===== Recorded information
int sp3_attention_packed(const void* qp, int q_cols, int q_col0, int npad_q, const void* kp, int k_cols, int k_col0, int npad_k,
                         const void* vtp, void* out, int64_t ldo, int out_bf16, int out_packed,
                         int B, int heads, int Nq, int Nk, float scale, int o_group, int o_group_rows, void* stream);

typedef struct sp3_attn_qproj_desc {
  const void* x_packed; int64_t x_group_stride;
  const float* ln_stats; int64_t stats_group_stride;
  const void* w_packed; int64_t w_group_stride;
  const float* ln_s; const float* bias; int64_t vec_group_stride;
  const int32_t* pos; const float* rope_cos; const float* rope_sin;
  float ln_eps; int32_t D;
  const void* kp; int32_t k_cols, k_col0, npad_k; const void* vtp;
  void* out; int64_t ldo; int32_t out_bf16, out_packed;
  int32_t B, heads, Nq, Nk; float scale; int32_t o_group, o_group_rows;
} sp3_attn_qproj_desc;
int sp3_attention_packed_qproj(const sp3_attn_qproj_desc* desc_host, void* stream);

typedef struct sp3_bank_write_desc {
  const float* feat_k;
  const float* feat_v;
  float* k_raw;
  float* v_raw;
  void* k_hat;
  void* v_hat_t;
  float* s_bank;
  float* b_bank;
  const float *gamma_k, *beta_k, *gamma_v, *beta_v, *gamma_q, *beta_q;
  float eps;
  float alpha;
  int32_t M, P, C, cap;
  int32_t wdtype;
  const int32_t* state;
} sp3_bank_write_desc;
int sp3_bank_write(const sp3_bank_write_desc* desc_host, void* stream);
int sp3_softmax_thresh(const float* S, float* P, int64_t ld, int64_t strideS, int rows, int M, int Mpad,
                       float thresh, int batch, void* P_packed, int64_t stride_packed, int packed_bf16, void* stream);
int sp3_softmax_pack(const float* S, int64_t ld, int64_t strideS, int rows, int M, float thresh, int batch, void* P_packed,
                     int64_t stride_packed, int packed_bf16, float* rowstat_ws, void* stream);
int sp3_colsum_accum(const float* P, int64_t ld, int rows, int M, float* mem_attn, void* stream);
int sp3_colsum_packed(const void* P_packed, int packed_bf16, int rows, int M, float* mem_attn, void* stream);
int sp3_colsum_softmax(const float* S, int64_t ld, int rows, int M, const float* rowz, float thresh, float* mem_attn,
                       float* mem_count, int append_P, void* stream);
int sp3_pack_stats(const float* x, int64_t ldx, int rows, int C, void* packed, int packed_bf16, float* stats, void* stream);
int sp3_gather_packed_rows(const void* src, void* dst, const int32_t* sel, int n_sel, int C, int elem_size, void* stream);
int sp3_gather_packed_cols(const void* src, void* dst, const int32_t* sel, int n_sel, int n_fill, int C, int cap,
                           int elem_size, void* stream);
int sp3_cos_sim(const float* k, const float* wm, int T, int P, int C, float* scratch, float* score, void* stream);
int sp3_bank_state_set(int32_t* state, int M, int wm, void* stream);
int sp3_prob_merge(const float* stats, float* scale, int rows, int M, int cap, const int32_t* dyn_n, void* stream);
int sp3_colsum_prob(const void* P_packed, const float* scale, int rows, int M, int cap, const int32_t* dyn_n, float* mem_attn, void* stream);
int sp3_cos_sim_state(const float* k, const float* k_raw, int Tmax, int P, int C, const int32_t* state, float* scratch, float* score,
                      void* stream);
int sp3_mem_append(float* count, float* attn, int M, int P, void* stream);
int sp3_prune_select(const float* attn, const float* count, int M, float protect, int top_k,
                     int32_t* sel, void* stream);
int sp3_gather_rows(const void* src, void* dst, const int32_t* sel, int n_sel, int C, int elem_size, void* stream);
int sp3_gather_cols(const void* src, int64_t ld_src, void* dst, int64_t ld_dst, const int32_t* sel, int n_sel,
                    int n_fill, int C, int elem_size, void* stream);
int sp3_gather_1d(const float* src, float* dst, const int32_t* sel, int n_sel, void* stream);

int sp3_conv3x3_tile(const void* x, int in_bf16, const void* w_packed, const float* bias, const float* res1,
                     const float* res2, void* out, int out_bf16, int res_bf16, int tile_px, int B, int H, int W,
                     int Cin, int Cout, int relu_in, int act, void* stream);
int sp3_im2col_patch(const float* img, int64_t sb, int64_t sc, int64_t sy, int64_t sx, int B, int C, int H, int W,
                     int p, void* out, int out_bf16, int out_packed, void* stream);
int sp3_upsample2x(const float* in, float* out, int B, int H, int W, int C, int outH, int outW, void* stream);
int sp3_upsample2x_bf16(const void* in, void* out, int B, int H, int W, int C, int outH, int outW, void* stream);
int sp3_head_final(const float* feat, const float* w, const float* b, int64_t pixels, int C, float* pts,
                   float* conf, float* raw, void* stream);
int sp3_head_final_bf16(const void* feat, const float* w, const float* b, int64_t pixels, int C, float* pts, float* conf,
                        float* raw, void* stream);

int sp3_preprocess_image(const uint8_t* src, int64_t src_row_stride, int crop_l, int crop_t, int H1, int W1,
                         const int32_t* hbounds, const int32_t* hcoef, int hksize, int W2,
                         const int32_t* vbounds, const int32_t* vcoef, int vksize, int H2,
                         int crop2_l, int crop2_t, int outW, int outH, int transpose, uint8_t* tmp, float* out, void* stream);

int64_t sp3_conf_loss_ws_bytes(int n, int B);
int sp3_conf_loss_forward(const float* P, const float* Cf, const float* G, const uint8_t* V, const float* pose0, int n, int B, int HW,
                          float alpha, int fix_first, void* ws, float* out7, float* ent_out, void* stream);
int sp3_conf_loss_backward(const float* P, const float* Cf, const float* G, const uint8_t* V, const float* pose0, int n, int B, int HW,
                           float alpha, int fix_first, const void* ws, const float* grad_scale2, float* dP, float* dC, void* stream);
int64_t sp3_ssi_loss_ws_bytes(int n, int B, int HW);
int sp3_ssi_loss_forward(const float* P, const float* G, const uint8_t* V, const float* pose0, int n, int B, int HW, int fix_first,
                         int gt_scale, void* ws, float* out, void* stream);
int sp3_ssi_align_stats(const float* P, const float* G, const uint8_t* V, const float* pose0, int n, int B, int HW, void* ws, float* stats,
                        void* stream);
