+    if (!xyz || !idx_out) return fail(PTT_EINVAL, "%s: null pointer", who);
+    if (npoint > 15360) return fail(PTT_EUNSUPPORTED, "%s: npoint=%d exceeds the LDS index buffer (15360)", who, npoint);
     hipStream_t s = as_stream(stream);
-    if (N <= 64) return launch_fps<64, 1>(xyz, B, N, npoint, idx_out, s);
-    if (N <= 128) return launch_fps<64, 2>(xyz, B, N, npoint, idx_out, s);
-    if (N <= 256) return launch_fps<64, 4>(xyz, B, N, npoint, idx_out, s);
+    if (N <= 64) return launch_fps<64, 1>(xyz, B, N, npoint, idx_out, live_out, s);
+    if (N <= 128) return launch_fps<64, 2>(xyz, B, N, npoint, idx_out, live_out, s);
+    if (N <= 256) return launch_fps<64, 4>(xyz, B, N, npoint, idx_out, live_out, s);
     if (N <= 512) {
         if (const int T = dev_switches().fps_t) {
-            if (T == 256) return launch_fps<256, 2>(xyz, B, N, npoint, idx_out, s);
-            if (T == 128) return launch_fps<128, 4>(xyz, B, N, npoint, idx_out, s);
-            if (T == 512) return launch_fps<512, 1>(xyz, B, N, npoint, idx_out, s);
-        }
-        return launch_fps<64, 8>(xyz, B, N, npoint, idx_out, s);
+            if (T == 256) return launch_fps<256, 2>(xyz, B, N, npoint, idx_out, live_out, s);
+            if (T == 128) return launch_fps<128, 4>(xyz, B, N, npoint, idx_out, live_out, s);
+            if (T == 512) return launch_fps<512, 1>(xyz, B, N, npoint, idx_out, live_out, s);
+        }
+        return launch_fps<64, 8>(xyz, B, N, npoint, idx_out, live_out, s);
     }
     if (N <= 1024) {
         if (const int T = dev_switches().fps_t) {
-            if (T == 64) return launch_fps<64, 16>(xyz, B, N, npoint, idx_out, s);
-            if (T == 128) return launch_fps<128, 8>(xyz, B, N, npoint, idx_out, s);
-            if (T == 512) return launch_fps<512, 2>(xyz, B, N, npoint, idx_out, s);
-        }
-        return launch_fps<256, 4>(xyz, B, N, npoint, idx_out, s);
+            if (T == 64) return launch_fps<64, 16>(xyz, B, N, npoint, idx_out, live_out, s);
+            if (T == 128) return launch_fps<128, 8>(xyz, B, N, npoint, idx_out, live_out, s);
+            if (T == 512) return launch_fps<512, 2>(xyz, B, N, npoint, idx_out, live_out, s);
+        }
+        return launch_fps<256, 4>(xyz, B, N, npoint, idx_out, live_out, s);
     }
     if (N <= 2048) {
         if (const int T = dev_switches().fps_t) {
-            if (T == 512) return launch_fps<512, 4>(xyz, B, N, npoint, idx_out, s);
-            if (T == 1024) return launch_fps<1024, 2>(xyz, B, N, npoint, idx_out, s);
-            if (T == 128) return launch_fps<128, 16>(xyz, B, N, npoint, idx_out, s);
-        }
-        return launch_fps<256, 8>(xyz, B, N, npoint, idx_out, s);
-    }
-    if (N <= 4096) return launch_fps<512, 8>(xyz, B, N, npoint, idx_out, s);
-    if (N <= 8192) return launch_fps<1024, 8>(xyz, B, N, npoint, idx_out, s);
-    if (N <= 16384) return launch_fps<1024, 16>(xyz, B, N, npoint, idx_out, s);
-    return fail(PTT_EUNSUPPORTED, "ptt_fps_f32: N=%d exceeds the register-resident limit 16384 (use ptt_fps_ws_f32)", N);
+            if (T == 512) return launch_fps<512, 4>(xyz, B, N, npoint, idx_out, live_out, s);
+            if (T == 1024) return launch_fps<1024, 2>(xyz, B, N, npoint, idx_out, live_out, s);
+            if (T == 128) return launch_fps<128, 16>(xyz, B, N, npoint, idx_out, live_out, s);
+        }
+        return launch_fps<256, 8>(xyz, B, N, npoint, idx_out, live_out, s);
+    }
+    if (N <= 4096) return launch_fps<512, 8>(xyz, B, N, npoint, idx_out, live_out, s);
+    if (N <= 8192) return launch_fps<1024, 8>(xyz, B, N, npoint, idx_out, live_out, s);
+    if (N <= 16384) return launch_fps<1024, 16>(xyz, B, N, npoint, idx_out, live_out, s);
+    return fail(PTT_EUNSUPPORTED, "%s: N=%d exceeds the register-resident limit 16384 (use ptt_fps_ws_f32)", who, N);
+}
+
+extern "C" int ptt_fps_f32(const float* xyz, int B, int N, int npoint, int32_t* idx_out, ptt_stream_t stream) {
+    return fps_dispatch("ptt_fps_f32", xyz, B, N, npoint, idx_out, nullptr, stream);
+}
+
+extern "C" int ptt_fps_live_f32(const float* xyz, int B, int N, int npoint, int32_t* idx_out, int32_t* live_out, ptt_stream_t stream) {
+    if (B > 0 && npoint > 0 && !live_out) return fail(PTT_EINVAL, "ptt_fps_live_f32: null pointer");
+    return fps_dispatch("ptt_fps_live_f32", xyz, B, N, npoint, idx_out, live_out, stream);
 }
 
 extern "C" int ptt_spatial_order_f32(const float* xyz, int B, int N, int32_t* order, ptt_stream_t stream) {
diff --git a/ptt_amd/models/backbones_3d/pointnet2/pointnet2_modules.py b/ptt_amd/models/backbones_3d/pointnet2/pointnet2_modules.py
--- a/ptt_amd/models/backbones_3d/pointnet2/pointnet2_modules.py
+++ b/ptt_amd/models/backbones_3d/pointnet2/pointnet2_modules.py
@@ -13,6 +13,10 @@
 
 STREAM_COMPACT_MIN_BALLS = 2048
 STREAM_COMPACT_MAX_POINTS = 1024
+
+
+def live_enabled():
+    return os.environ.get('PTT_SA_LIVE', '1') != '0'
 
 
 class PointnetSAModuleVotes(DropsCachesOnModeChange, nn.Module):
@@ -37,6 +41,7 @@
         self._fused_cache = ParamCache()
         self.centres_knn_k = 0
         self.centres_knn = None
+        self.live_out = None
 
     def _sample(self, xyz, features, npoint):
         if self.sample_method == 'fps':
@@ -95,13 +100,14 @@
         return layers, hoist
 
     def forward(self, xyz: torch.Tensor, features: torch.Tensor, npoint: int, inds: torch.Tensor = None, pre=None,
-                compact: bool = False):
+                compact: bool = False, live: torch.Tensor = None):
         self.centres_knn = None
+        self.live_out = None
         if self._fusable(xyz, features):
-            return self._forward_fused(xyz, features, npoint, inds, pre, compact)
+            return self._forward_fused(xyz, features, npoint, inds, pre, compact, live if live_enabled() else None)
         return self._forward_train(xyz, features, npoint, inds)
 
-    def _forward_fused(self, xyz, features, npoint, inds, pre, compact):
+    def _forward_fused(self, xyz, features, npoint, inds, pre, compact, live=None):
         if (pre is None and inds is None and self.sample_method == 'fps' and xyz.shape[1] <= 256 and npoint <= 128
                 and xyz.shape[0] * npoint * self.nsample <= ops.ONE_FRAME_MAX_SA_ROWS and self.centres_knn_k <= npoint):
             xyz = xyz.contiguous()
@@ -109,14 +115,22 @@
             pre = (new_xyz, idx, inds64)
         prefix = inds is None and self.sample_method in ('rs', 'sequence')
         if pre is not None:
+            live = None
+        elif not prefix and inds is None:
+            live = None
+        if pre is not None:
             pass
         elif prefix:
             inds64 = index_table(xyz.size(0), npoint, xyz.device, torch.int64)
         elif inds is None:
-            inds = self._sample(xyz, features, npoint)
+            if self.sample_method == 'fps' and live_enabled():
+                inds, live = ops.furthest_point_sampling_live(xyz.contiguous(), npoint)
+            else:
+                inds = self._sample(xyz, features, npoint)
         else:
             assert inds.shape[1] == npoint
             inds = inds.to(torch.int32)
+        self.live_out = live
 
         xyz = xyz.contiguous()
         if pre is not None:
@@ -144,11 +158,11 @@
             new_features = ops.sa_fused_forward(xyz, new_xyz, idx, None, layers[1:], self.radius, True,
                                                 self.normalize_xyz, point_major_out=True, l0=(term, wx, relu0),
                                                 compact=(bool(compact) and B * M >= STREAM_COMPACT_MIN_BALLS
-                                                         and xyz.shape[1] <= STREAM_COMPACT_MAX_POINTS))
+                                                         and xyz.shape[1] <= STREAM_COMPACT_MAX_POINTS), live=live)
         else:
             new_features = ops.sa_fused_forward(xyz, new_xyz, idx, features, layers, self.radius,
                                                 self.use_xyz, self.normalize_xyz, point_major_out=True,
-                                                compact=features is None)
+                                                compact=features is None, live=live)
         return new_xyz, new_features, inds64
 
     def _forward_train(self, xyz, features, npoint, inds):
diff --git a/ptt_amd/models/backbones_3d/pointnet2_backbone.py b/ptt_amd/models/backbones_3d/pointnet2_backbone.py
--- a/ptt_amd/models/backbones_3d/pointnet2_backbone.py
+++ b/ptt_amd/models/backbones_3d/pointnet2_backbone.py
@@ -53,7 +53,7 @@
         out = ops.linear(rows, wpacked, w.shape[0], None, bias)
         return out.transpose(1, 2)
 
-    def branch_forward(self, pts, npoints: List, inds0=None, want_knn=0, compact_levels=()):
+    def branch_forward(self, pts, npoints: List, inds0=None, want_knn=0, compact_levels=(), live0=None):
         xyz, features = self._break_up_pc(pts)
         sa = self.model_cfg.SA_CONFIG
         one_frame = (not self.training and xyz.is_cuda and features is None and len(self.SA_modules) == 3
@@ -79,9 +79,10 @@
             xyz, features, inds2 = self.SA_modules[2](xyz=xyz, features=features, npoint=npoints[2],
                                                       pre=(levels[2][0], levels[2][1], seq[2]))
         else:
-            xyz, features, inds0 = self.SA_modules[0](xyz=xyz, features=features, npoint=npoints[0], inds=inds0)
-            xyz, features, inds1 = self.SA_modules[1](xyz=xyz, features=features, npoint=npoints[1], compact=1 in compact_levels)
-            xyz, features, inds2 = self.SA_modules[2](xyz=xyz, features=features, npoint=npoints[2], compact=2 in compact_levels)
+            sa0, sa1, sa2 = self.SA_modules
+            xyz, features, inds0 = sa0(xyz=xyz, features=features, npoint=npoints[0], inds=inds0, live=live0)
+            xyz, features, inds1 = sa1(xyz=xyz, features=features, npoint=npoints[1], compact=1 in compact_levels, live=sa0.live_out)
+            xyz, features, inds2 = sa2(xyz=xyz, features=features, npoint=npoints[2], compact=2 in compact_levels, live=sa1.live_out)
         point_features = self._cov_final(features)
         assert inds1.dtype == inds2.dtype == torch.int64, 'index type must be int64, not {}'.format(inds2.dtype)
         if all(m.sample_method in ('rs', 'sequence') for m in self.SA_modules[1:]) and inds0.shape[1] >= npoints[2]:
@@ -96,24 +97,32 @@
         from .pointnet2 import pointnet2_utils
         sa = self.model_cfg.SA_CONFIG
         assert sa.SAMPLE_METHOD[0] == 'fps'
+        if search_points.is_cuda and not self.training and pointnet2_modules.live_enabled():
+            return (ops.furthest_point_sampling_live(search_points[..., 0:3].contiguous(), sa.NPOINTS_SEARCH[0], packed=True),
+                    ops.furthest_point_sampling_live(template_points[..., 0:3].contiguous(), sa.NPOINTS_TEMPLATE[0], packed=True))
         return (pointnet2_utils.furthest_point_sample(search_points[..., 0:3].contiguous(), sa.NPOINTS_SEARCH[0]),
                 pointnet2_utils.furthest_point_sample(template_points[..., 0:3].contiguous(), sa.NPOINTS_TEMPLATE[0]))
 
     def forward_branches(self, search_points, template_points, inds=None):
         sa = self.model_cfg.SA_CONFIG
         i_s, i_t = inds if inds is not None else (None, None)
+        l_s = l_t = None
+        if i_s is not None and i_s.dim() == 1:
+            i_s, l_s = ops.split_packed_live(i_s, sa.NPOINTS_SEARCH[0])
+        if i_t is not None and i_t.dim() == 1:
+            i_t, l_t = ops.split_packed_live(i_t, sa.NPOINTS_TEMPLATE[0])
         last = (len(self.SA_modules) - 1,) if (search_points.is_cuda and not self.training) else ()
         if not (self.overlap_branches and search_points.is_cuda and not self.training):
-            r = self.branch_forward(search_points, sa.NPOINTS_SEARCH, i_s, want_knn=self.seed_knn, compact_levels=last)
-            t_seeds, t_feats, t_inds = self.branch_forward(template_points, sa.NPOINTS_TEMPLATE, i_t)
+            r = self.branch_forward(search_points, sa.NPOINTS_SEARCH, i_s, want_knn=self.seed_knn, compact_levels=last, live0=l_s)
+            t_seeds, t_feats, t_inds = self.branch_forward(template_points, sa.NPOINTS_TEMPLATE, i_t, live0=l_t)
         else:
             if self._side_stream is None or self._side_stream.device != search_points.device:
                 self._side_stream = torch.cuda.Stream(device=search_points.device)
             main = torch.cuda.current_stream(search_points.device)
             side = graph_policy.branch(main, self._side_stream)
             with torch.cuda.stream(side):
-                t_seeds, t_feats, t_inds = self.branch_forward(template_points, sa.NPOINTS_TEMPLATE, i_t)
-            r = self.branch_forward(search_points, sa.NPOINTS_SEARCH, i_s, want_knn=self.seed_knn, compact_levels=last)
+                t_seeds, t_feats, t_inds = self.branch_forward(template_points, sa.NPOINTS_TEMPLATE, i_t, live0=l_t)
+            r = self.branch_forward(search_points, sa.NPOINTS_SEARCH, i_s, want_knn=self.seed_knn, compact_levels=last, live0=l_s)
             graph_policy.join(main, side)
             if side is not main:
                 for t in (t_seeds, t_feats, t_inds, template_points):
==========
# [Exercise]
Going through the entries, return every line holding the word "assert".

# [Solution to this problem]
             assert inds.shape[1] == npoint
         assert inds1.dtype == inds2.dtype == torch.int64, 'index type must be int64, not {}'.format(inds2.dtype)
         assert sa.SAMPLE_METHOD[0] == 'fps'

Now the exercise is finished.